From Diana Manister, for About.com

Delights and Shadows by Ted Kooser
The answer is yes and no. Because everyday American life includes a large portion of psychic darkness: social injustice, aggressions and preventable tragedies. Poetry that avoids the terrifying, the ugly and the cruel offers a distorted vision of life, and so turns away from the possibility for greatness. Even when his beloved wife dies, he refrains from cursing the night. In Kooser's world tragedy is to be borne, loss and injustice are to be passively received. He protests nothing, makes no waves and ignores the bitterness, despair and anger that are also valid human experiences.

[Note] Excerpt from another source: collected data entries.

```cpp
struct ScoreParams {
  const uint4 *meta;
  uint64_t n;
  const int32_t *tid, *pos, *end;
  const uint32_t *seq_off;
  const uint16_t *l_seq, *clip_l, *clip_r;
  const uint8_t *mapq, *cig;
  const uint8_t *seq4;
  const TidInfo *g_tid;
  const int2 *g_iv;
// ... 150 lines not shown
      if (lane == 0) b = atomicAdd(&P.counters[CNT_QUEUE], cnt);
      b = __shfl(b, 0);
      __builtin_amdgcn_wave_barrier();
      for (uint32_t i = lane; i < cnt; i += 64) P.queue_id[b + i] = buf[i];
      __builtin_amdgcn_wave_barrier();
      cnt = 0;
    }
  };
  struct In { int4 t, s, e; uint32_t c; };
  constexpr int NIN = VEC ? CL_ILP / 4 : CL_ILP;
  auto load = [&](uint64_t base, In (&x)[NIN]) {
    if (VEC) {
#pragma unroll
      for (int gq = 0; gq < NIN; ++gq) {
        const uint64_t r = base + 256ull * gq + 4ull * lane;
        if (r + 3 < r1) {
          x[gq].t = reinterpret_cast<const int4 *>(P.tid)[r >> 2];
          x[gq].s = reinterpret_cast<const int4 *>(P.pos)[r >> 2];
          x[gq].e = reinterpret_cast<const int4 *>(P.end)[r >> 2];
          x[gq].c = reinterpret_cast<const uint32_t *>(P.cig)[r >> 2];
        } else {
          int32_t t[4], st[4], en[4];
          uint32_t cg = 0;
#pragma unroll
          for (int q = 0; q < 4; ++q) {
            const bool in = r + q < r1;
            cg |= (in ? (uint32_t)P.cig[r + q] : 0u) << (8 * q);
            t[q] = in ? P.tid[r + q] : -1; st[q] = in ? P.pos[r + q] : 0; en[q] = in ? P.end[r + q] : 0;
          }
          x[gq].t = make_int4(t[0], t[1], t[2], t[3]); x[gq].s = make_int4(st[0], st[1], st[2], st[3]);
          x[gq].e = make_int4(en[0], en[1], en[2], en[3]); x[gq].c = cg;
        }
      }
    } else {
#pragma unroll
      for (int j = 0; j < NIN; ++j) {
        const uint64_t r = base + 64 * j + lane;
        const bool in = r < r1;
        x[j].c = in ? P.cig[r] : 0u;
        x[j].t.x = in ? P.tid[r] : -1;
        x[j].s.x = in ? P.pos[r] : 0;
        x[j].e.x = in ? P.end[r] : 0;
      }
    }
  };
  auto comp = [](const int4 &v, int q) -> int32_t { return q == 0 ? v.x : q == 1 ? v.y : q == 2 ? v.z : v.w; };
  In cur[NIN], nxt[NIN];
  JoinState join;
  join.t = -2; join.valid = 0; join.lo = 0;
  load(r0, cur);
  for (uint64_t base = r0; base < r1; base += 64 * CL_ILP) {
    load(base + 64 * CL_ILP, nxt);
    bool need[CL_ILP], skipped[CL_ILP], inr[CL_ILP];
    uint32_t cgs[CL_ILP];
    int32_t ts[CL_ILP], sts[CL_ILP], ens[CL_ILP];
#pragma unroll
    for (int j = 0; j < CL_ILP; ++j) {
      inr[j] = ridx(base, j) < r1;
      if (VEC) {
        const In &g4 = cur[j >> 2];
        cgs[j] = (g4.c >> (8 * (j & 3))) & 0xffu; ts[j] = comp(g4.t, j & 3); sts[j] = comp(g4.s, j & 3); ens[j] = comp(g4.e, j & 3);
      } else {
        cgs[j] = cur[j].c; ts[j] = cur[j].t.x; sts[j] = cur[j].s.x; ens[j] = cur[j].e.x;
      }
    }
    skip_predicate_n<CL_ILP>(P, join, cgs, ts, sts, ens, inr, skipped);
#pragma unroll
    for (int j = 0; j < CL_ILP; ++j) {
      need[j] = inr[j] && !skipped[j];
      if (!VEC && skipped[j]) P.whole[ridx(base, j)] = STRL_RES_SKIPPED;
    }
    if (VEC) {
#pragma unroll
      for (int gq = 0; gq < CL_ILP / 4; ++gq) {
        const uint64_t r = base + 256ull * gq + 4ull * lane;
        if (r + 3 < r1) {
          reinterpret_cast<uint4 *>(P.whole)[r >> 2] = make_uint4(skipped[4 * gq] ? STRL_RES_SKIPPED : 0u, skipped[4 * gq + 1] ? STRL_RES_SKIPPED : 0u,
                                                                 skipped[4 * gq + 2] ? STRL_RES_SKIPPED : 0u, skipped[4 * gq + 3] ? STRL_RES_SKIPPED : 0u);
        } else {
#pragma unroll
          for (int q = 0; q < 4; ++q) if (skipped[4 * gq + q]) P.whole[r + q] = STRL_RES_SKIPPED;
        }
      }
    }
#pragma unroll
    for (int j = 0; j < CL_ILP; ++j) {
      const unsigned long long m = __ballot(need[j]);
      nskip += (uint32_t)__popcll(__ballot(skipped[j]));
      if (need[j]) buf[cnt + __popcll(m & below)] = (uint32_t)ridx(base, j);
      cnt += (uint32_t)__popcll(m);
    }
    if (cnt >= CL_STAGE) flush();
#pragma unroll
    for (int j = 0; j < NIN; ++j) cur[j] = nxt[j];
  }
  flush();
  if (lane == 0 && nskip) atomicAdd(&P.counters[CNT_SKIP], nskip);
}

template <int KIND, int MODE>
__global__ __launch_bounds__(1024) void compact_kernel(ScoreParams P) {
  __shared__ uint32_t wcnt[128];
  __shared__ uint32_t base_sh;
  const int lane = threadIdx.x & 63, wave = threadIdx.x >> 6;
  const unsigned long long below = (1ull << lane) - 1ull;
  uint32_t n_src, cap, cnt_idx;
  const uint4 *src;
  const uint4 *ent = nullptr;
  uint4 *dst;
  static_assert(KIND == 1, "soft items have their own compaction kernel");
  {
    n_src = MODE == 0 ? P.counters[CNT_QUEUE] : min(P.counters[CNT_SOFT], P.scap);
    src = P.sb_state[MODE]; ent = MODE == 0 ? P.queue : P.soft_queue; dst = P.sb_queue[MODE];
    cap = 0xffffffffu; cnt_idx = MODE == 0 ? CNT_SBW : CNT_SBS;
  }
  constexpr int U = 8;
  for (uint32_t b0 = blockIdx.x * (1024u * U); b0 < n_src; b0 += gridDim.x * (1024u * U)) {
    uint4 v[U];
    unsigned long long m[U];
#pragma unroll
    for (int u = 0; u < U; ++u) {
      const uint32_t i = b0 + 1024u * u + threadIdx.x;
      v[u] = make_uint4(EMPTY, 0, 0, 0);
      if (i < n_src) v[u] = src[i];
    }
#pragma unroll
    for (int u = 0; u < U; ++u) {
      m[u] = __ballot(v[u].x != EMPTY);
      if (lane == 0) wcnt[u * 16 + wave] = (uint32_t)__popcll(m[u]);
    }
    __syncthreads();
    if (threadIdx.x == 0) {
      uint32_t tot = 0;
      for (int w = 0; w < 16 * U; ++w) { const uint32_t c = wcnt[w]; wcnt[w] = tot; tot += c; }
      base_sh = tot ? atomicAdd(&P.counters[cnt_idx], tot) : 0u;
    }
    __syncthreads();
#pragma unroll
    for (int u = 0; u < U; ++u) {
      if (v[u].x != EMPTY) {
        const uint32_t i = b0 + 1024u * u + threadIdx.x;
        const uint32_t d = base_sh + wcnt[u * 16 + wave] + (uint32_t)__popcll(m[u] & below);
        if (KIND == 0) { if (d < cap) dst[d] = v[u]; }
        else {
          dst[2 * (uint64_t)d] = ent[i];
          dst[2 * (uint64_t)d + 1] = make_uint4(i, v[u].x, v[u].y, v[u].z);
        }
      }
    }
    __syncthreads();
  }
}

__global__ __launch_bounds__(1024) void soft_compact_kernel(ScoreParams P) {
  __shared__ uint32_t wcnt[128];
  __shared__ uint32_t base_sh;
  constexpr int U = 8;
  const int lane = threadIdx.x & 63, wave = threadIdx.x >> 6;
  const unsigned long long below = (1ull << lane) - 1ull;
  const uint32_t n_src = P.counters[CNT_QUEUE];
  for (uint32_t b0 = blockIdx.x * (1024u * U); b0 < n_src; b0 += gridDim.x * (1024u * U)) {
    uint32_t f[U];
    unsigned long long m0[U], m1[U];
#pragma unroll
    for (int u = 0; u < U; ++u) {
      const uint32_t i = b0 + 1024u * u + threadIdx.x;
      f[u] = i < n_src ? (uint32_t)P.soft_flag[i] : 0u;
    }
#pragma unroll
    for (int u = 0; u < U; ++u) {
      m0[u] = __ballot((f[u] & 1u) != 0);
      m1[u] = __ballot((f[u] & 2u) != 0);
      if (lane == 0) wcnt[u * 16 + wave] = (uint32_t)(__popcll(m0[u]) + __popcll(m1[u]));
    }
    __syncthreads();
    if (threadIdx.x == 0) {
      uint32_t tot = 0;
      for (int w = 0; w < 16 * U; ++w) { const uint32_t c = wcnt[w]; wcnt[w] = tot; tot += c; }
      base_sh = tot ? atomicAdd(&P.counters[CNT_SOFT], tot) : 0u;
    }
    __syncthreads();
#pragma unroll
    for (int u = 0; u < U; ++u) {
      if (f[u]) {
        const uint32_t i = b0 + 1024u * u + threadIdx.x;
        const uint4 e = P.queue[i];
        const uint32_t L = e.z & 0xffffu, cl = e.z >> 16, cr = e.w & 0xffffu;
        uint32_t d = base_sh + wcnt[u * 16 + wave] + (uint32_t)(__popcll(m0[u] & below) + __popcll(m1[u] & below));
        if (f[u] & 1u) { if (d < P.scap) P.soft_queue[d] = make_uint4(e.x << 1, e.y, 0u, cl < L ? cl : L); ++d; }
        if (f[u] & 2u) { const uint32_t c2 = cr < L ? cr : L; if (d < P.scap) P.soft_queue[d] = make_uint4((e.x << 1) | 1u, e.y, L - c2, c2); }
      }
    }
    __syncthreads();
  }
}

template <int NW, int SLOTS, int STAGE> constexpr int table_rows() {
  constexpr int raw = 4 * ((16 * NW + 62) / 32);
  constexpr int need = STAGE == 0 ? 24 : (NW <= 10 ? 0 : SLOTS);
  return raw > need ? raw : need;
}

__global__ void window_items_kernel(ScoreParams P, uint32_t n_win, uint32_t window, uint32_t step, uint64_t n_bases) {
  const uint32_t i = blockIdx.x * blockDim.x + threadIdx.x;
  if (i == 0) P.counters[CNT_SOFT] = n_win;
  if (i >= n_win) return;
  const uint64_t s0 = (uint64_t)i * step;
  const uint64_t len = s0 + window <= n_bases ? window : n_bases - s0;
  P.soft_queue[i] = make_uint4(i, 0u, (uint32_t)s0, (uint32_t)len);
}

__device__ inline uint32_t nt16_code(uint32_t ch) {
  switch (ch & ~0x20u) {
    case 'A': return 1; case 'C': return 2; case 'M': return 3; case 'G': return 4; case 'R': return 5; case 'S': return 6;
    case 'V': return 7; case 'T': return 8; case 'W': return 9; case 'Y': return 10; case 'H': return 11; case 'K': return 12;
    case 'D': return 13; case 'B': return 14; case 'N': return 15; default: return 0;
  }
}
__global__ __launch_bounds__(256) void pack_text_kernel(const uint8_t *__restrict__ text, uint32_t *__restrict__ seq4, uint64_t n_bases, uint64_t n_dwords) {
  __shared__ uint8_t tbl[256];
  tbl[threadIdx.x] = (uint8_t)nt16_code(threadIdx.x);
  __syncthreads();
  for (uint64_t d = (uint64_t)blockIdx.x * 256 + threadIdx.x; d < n_dwords; d += (uint64_t)gridDim.x * 256) {
    uint32_t out = 0;
    if (8 * d + 8 <= n_bases) {
      const uint2 t = *reinterpret_cast<const uint2 *>(text + 8 * d);
#pragma unroll
      for (int j = 0; j < 4; ++j) {
        const uint32_t w = j < 2 ? t.x >> (16 * j) : t.y >> (16 * (j - 2));
        out |= (((uint32_t)tbl[w & 0xffu] << 4) | tbl[(w >> 8) & 0xffu]) << (8 * j);
      }
    } else {
      for (int b = 0; b < 8; ++b) {
        const uint64_t i = 8 * d + b;
        const uint32_t cde = i < n_bases ? tbl[text[i]] : 0u;
        out |= cde << (8 * (b >> 1) + ((b & 1) ? 0 : 4));
      }
    }
    seq4[d] = out;
  }
}

template <int MODE, int STAGE> struct Item {
  uint32_t id, seq_off, slot;
  int L, len, s0;
  uint32_t cl, cr, cg, mq;
  int best;
  uint32_t res0, res1;
  bool act;
};

#ifndef STRL_SCORE_OCC
#define STRL_SCORE_OCC 5
#endif
template <int NW, int SLOTS, int MODE, int STAGE, int BLOCK>
__global__ __launch_bounds__(BLOCK, (BLOCK == 256 && NW <= 10) ? (STAGE == 0 ? STRL_SCORE_OCC : 4) : 1) void score_kernel(ScoreParams P) {
  constexpr int L56 = (LUT_ENTRIES - LUT_OFF5) / 2;
  constexpr int LUTK = STAGE == 0 ? LUT_A_DWORDS : STAGE == 1 ? LUT_DWORDS : LUT_A_DWORDS + L56;
  constexpr int LUTW = LUTK + 256;
  constexpr int NSLOT = STAGE == 2 ? INV_SLOTS / 2 : INV_SLOTS;
  constexpr int INV_AT = LUTW + (BLOCK / 64) * table_rows<NW, SLOTS, STAGE>() * 64;
  constexpr int LDS_WORDS = INV_AT + (BLOCK / 64) * NSLOT * NW;
  constexpr bool STATIC_LDS = (size_t)LDS_WORDS * 4 <= 65536;
  extern __shared__ __attribute__((aligned(16))) uint32_t lds_dyn[];
  __shared__ __attribute__((aligned(16))) uint32_t lds_st[STATIC_LDS ? LDS_WORDS : 4];
  uint32_t *const lds = STATIC_LDS ? lds_st : lds_dyn;
  if (STAGE == 2) {
    for (int i = threadIdx.x; i < LUT_A_DWORDS; i += BLOCK) lds[i] = P.ta[i];
    for (int i = threadIdx.x; i < L56; i += BLOCK) lds[LUT_A_DWORDS + i] = reinterpret_cast<const uint32_t *>(P.lut)[LUT_OFF5 / 2 + i];
  } else {
    for (int i = threadIdx.x; i < LUTK; i += BLOCK) lds[i] = STAGE == 0 ? P.ta[i] : reinterpret_cast<const uint32_t *>(P.lut)[i];
  }
  for (int i = threadIdx.x; i < 256; i += BLOCK) lds[LUTK + i] = reinterpret_cast<const uint32_t *>(P.lut)[LUT_DWORDS + i];
  __syncthreads();
  const uint16_t *lut = STAGE == 2 ? reinterpret_cast<const uint16_t *>(lds + LUT_A_DWORDS) - LUT_OFF5 : reinterpret_cast<const uint16_t *>(lds);
  const uint32_t *clut = lds + LUTK;
  const int lane = threadIdx.x & 63, wave = __builtin_amdgcn_readfirstlane(threadIdx.x >> 6);
  uint32_t *wave_tab = lds + LUTW + wave * (table_rows<NW, SLOTS, STAGE>() * 64);
  uint32_t *col = wave_tab + lane;
  constexpr int MAXCH = (16 * NW + 62) / 32;
  const int ROW0 = MODE == 0 ? 1 : P.seg_row0, ROW1 = MODE == 0 ? 1 : P.seg_row1;
  uint32_t n_items;
  const uint4 *q;
  if (STAGE == 1) { n_items = P.counters[MODE == 0 ? CNT_SBW : CNT_SBS]; q = P.sb_queue[MODE]; }
  else if (MODE == 0) { n_items = P.counters[CNT_QUEUE]; q = nullptr; }
  else { n_items = min(P.counters[CNT_SOFT], P.scap); q = P.soft_queue; }
  const uint32_t stride = gridDim.x * BLOCK;

  constexpr bool BY_ID = MODE == 0 && STAGE == 0;
  auto load_id = [&](uint32_t item) -> uint32_t { return (BY_ID && item < n_items) ? P.queue_id[item] : 0u; };
  struct Raw { uint4 e, x; };
  auto fetch = [&](uint32_t item, uint32_t rid) -> Raw {
    Raw r;
    r.e = make_uint4(0, 0, 0, 0);
    r.x = make_uint4(0, 0, 0, 0);
    if (BY_ID) {
      const uint4 m = P.meta[rid];
      r.e = make_uint4(rid, m.x, m.y, m.z);
      return r;
    }
    if (item < n_items) {
      if (BY_ID) { }
      else if (STAGE != 1) r.e = q[item];
      else { r.e = q[2 * (uint64_t)item]; r.x = q[2 * (uint64_t)item + 1]; }
    }
    return r;
  };
  auto unpack = [&](const Raw &r, uint32_t item) {
    Item<MODE, STAGE> it;
    const uint4 e = r.e, x = r.x;
    it.act = item < n_items;
    it.id = e.x; it.seq_off = e.y;
    it.L = (int)(e.z & 0xffffu);
    it.slot = STAGE != 1 ? item : x.x;
    it.best = STAGE != 1 ? -1 : (int)x.y;
    it.res0 = x.z; it.res1 = x.w;
    if (MODE == 0) {
      it.cl = e.z >> 16; it.cr = e.w & 0xffffu; it.cg = (e.w >> 16) & 0xffu; it.mq = e.w >> 24;
      if (it.L > STRL_DEVICE_READ_LEN) { it.L = 0; it.cl = 0; it.cr = 0; }
      it.len = it.L; it.s0 = 0;
    } else {
      it.cl = it.cr = it.cg = it.mq = 0;
      it.s0 = (int)e.z;
      it.len = (int)e.w;
      it.L = it.len;
    }
    if (it.len > 16 * NW) it.len = 16 * NW;
    if (!it.act) { it.len = 0; it.s0 = 0; }
    return it;
  };
  struct Pre { uint4 s[MAXCH]; LaneThr t; };
  auto prefetch = [&](const Item<MODE, STAGE> &it, Pre &p) {
    const int nch = it.act ? ((it.s0 & 31) + it.len + 31) >> 5 : 0;
    const uint4 *src = reinterpret_cast<const uint4 *>(P.seq4 + (uint64_t)it.seq_off * 16u) + (it.s0 >> 5);
#pragma unroll
    for (int c = 0; c < MAXCH; ++c) p.s[c] = (c < nch) ? src[c] : make_uint4(0, 0, 0, 0);
    load_thr(P.thr, ROW0, ROW1, it.len, p.t);
  };

  uint32_t base = blockIdx.x * BLOCK + wave * 64;
  Raw cur_r = fetch(base + lane, load_id(base + lane)), nxt_r = fetch(base + stride + lane, load_id(base + stride + lane));
  uint32_t id2 = load_id(base + 2 * stride + lane);
  Pre pc;
// ... 457 lines not shown
```

### strling_amd/csrc/score_core.h

```cpp
#pragma once
#include <stdint.h>
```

Allan Ginsberg emerged from the Thoreau-Whitman-Williams tradition howling with the junkies in naked city streets, writing about war, greed, sex and hatred as well as their transcendence. Time will tell if his work will speak to future generations, but it cannot be said that Ginsberg did not truly render America’s darkness as he experienced it, in demotic American speech, as he learned to do from older poets in our homegrown tradition. Whitman wrote about the civil war dead, Williams about sick babies living in poverty. There may not be a Starbuck’s in Kooser’s hometown, but there are killers, junkies, homophobes and maybe a sleeper cell. And probably a developer revving up his cement mixers, ready to cover the plains with malls and parking lots. Simply ignoring them limits Kooser's palette and weakens his work’s necessity.